Task to complete – Within the listing below, how many lines contain "ColdArgs"? Only the number is wanted.

····················

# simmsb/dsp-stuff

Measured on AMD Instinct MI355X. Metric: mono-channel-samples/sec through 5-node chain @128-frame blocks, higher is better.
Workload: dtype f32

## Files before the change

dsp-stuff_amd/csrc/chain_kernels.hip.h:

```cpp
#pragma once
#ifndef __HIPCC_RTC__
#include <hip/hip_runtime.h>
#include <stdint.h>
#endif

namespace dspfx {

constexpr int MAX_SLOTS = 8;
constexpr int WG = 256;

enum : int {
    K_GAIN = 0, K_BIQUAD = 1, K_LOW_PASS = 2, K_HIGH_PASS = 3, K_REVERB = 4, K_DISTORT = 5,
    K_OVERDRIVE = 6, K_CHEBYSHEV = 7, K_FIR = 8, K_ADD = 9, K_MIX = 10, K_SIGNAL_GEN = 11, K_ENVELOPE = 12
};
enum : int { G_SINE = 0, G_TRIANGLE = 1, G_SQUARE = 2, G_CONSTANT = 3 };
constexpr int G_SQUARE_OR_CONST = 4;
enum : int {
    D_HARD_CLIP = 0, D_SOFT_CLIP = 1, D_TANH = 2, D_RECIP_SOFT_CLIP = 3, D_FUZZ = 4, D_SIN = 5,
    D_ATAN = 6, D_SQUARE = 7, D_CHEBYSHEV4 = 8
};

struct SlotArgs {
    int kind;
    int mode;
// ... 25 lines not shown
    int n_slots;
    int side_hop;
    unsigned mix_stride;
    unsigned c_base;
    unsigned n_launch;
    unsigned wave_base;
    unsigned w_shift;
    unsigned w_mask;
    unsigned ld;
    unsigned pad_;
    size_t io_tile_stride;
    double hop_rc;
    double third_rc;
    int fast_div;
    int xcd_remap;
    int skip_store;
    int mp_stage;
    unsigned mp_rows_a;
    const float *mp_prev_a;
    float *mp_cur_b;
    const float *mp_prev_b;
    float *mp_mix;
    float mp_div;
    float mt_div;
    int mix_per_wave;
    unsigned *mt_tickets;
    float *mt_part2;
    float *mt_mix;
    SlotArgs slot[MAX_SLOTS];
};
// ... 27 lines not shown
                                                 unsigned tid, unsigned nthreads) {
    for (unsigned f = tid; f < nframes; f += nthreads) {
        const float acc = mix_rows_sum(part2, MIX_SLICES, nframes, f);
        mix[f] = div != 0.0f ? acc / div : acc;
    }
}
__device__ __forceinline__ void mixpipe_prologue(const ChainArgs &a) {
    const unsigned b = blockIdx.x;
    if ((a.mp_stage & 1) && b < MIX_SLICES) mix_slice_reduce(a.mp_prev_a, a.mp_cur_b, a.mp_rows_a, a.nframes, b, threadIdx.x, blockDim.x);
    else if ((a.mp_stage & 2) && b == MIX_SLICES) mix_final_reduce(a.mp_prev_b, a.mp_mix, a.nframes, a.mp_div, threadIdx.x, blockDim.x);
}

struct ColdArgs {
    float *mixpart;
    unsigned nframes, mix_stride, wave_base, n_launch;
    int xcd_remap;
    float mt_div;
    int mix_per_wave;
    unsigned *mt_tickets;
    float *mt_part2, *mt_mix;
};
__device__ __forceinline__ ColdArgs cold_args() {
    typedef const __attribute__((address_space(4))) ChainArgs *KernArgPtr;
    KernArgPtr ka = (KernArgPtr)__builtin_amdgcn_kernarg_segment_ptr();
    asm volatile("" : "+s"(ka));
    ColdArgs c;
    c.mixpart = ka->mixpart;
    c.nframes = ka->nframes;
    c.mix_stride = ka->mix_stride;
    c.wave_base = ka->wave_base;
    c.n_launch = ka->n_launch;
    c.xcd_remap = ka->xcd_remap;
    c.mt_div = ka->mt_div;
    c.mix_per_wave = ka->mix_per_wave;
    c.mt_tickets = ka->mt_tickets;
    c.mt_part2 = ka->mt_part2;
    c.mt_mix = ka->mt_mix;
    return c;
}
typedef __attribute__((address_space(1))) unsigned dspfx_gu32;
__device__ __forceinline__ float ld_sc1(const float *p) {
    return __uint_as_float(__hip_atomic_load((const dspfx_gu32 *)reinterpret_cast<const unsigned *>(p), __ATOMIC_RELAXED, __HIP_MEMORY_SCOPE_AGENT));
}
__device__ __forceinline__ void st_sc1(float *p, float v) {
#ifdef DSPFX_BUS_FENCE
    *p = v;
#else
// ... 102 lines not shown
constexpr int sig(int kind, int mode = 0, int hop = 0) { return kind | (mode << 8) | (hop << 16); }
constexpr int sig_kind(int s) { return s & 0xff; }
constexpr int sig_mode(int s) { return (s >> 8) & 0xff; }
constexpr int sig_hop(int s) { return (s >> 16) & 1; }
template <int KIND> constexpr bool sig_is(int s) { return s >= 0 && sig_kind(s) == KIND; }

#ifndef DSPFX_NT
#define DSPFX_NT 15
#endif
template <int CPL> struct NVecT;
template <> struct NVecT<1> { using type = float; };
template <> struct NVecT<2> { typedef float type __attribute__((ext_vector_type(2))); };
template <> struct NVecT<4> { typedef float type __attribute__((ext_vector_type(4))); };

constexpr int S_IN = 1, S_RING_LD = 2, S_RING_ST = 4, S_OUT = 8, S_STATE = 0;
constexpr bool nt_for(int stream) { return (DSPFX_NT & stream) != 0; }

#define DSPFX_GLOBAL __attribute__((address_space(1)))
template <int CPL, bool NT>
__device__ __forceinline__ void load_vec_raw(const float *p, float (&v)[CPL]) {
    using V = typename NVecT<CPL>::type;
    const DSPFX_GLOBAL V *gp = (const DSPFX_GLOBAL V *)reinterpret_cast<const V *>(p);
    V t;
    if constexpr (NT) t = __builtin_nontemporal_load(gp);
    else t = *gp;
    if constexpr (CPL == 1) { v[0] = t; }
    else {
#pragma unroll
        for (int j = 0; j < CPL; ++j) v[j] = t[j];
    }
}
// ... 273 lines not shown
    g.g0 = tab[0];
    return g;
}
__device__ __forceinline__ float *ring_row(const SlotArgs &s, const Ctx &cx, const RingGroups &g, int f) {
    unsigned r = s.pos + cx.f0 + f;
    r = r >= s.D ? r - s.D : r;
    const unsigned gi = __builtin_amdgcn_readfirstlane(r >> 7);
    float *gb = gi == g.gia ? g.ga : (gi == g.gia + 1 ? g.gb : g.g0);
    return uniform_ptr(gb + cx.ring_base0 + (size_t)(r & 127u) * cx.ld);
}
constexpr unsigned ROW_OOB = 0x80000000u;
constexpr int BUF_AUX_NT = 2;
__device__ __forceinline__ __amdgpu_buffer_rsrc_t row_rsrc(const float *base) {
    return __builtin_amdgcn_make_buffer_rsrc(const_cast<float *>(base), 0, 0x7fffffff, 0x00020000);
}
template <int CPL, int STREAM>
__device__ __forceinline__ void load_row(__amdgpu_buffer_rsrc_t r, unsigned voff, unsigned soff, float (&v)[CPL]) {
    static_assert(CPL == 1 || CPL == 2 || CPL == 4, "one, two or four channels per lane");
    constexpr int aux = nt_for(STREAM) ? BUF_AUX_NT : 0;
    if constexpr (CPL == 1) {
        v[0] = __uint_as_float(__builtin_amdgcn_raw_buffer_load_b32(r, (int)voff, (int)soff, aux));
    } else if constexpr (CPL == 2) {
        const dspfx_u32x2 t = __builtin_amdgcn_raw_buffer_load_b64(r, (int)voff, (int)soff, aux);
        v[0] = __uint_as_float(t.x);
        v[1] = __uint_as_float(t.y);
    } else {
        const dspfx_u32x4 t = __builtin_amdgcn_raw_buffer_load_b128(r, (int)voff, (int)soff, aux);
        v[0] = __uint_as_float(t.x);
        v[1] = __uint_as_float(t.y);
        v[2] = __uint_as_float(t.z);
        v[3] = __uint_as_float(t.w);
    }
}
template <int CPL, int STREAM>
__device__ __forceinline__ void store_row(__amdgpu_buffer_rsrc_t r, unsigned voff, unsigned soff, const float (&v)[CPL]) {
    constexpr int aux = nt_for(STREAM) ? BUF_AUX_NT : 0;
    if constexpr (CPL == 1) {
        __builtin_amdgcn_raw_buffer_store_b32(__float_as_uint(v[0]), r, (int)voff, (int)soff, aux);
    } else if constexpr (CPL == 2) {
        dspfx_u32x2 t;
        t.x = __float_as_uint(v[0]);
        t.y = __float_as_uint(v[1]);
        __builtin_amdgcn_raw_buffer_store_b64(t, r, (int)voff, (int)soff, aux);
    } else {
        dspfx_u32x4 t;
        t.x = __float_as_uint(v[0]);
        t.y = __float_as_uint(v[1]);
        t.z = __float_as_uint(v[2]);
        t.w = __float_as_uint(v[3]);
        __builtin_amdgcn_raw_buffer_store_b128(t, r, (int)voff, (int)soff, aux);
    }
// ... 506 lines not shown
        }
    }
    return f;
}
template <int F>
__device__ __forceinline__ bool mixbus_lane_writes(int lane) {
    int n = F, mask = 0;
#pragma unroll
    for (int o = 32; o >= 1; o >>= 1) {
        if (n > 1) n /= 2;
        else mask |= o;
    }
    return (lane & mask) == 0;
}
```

····················

Solution for this exercise – 3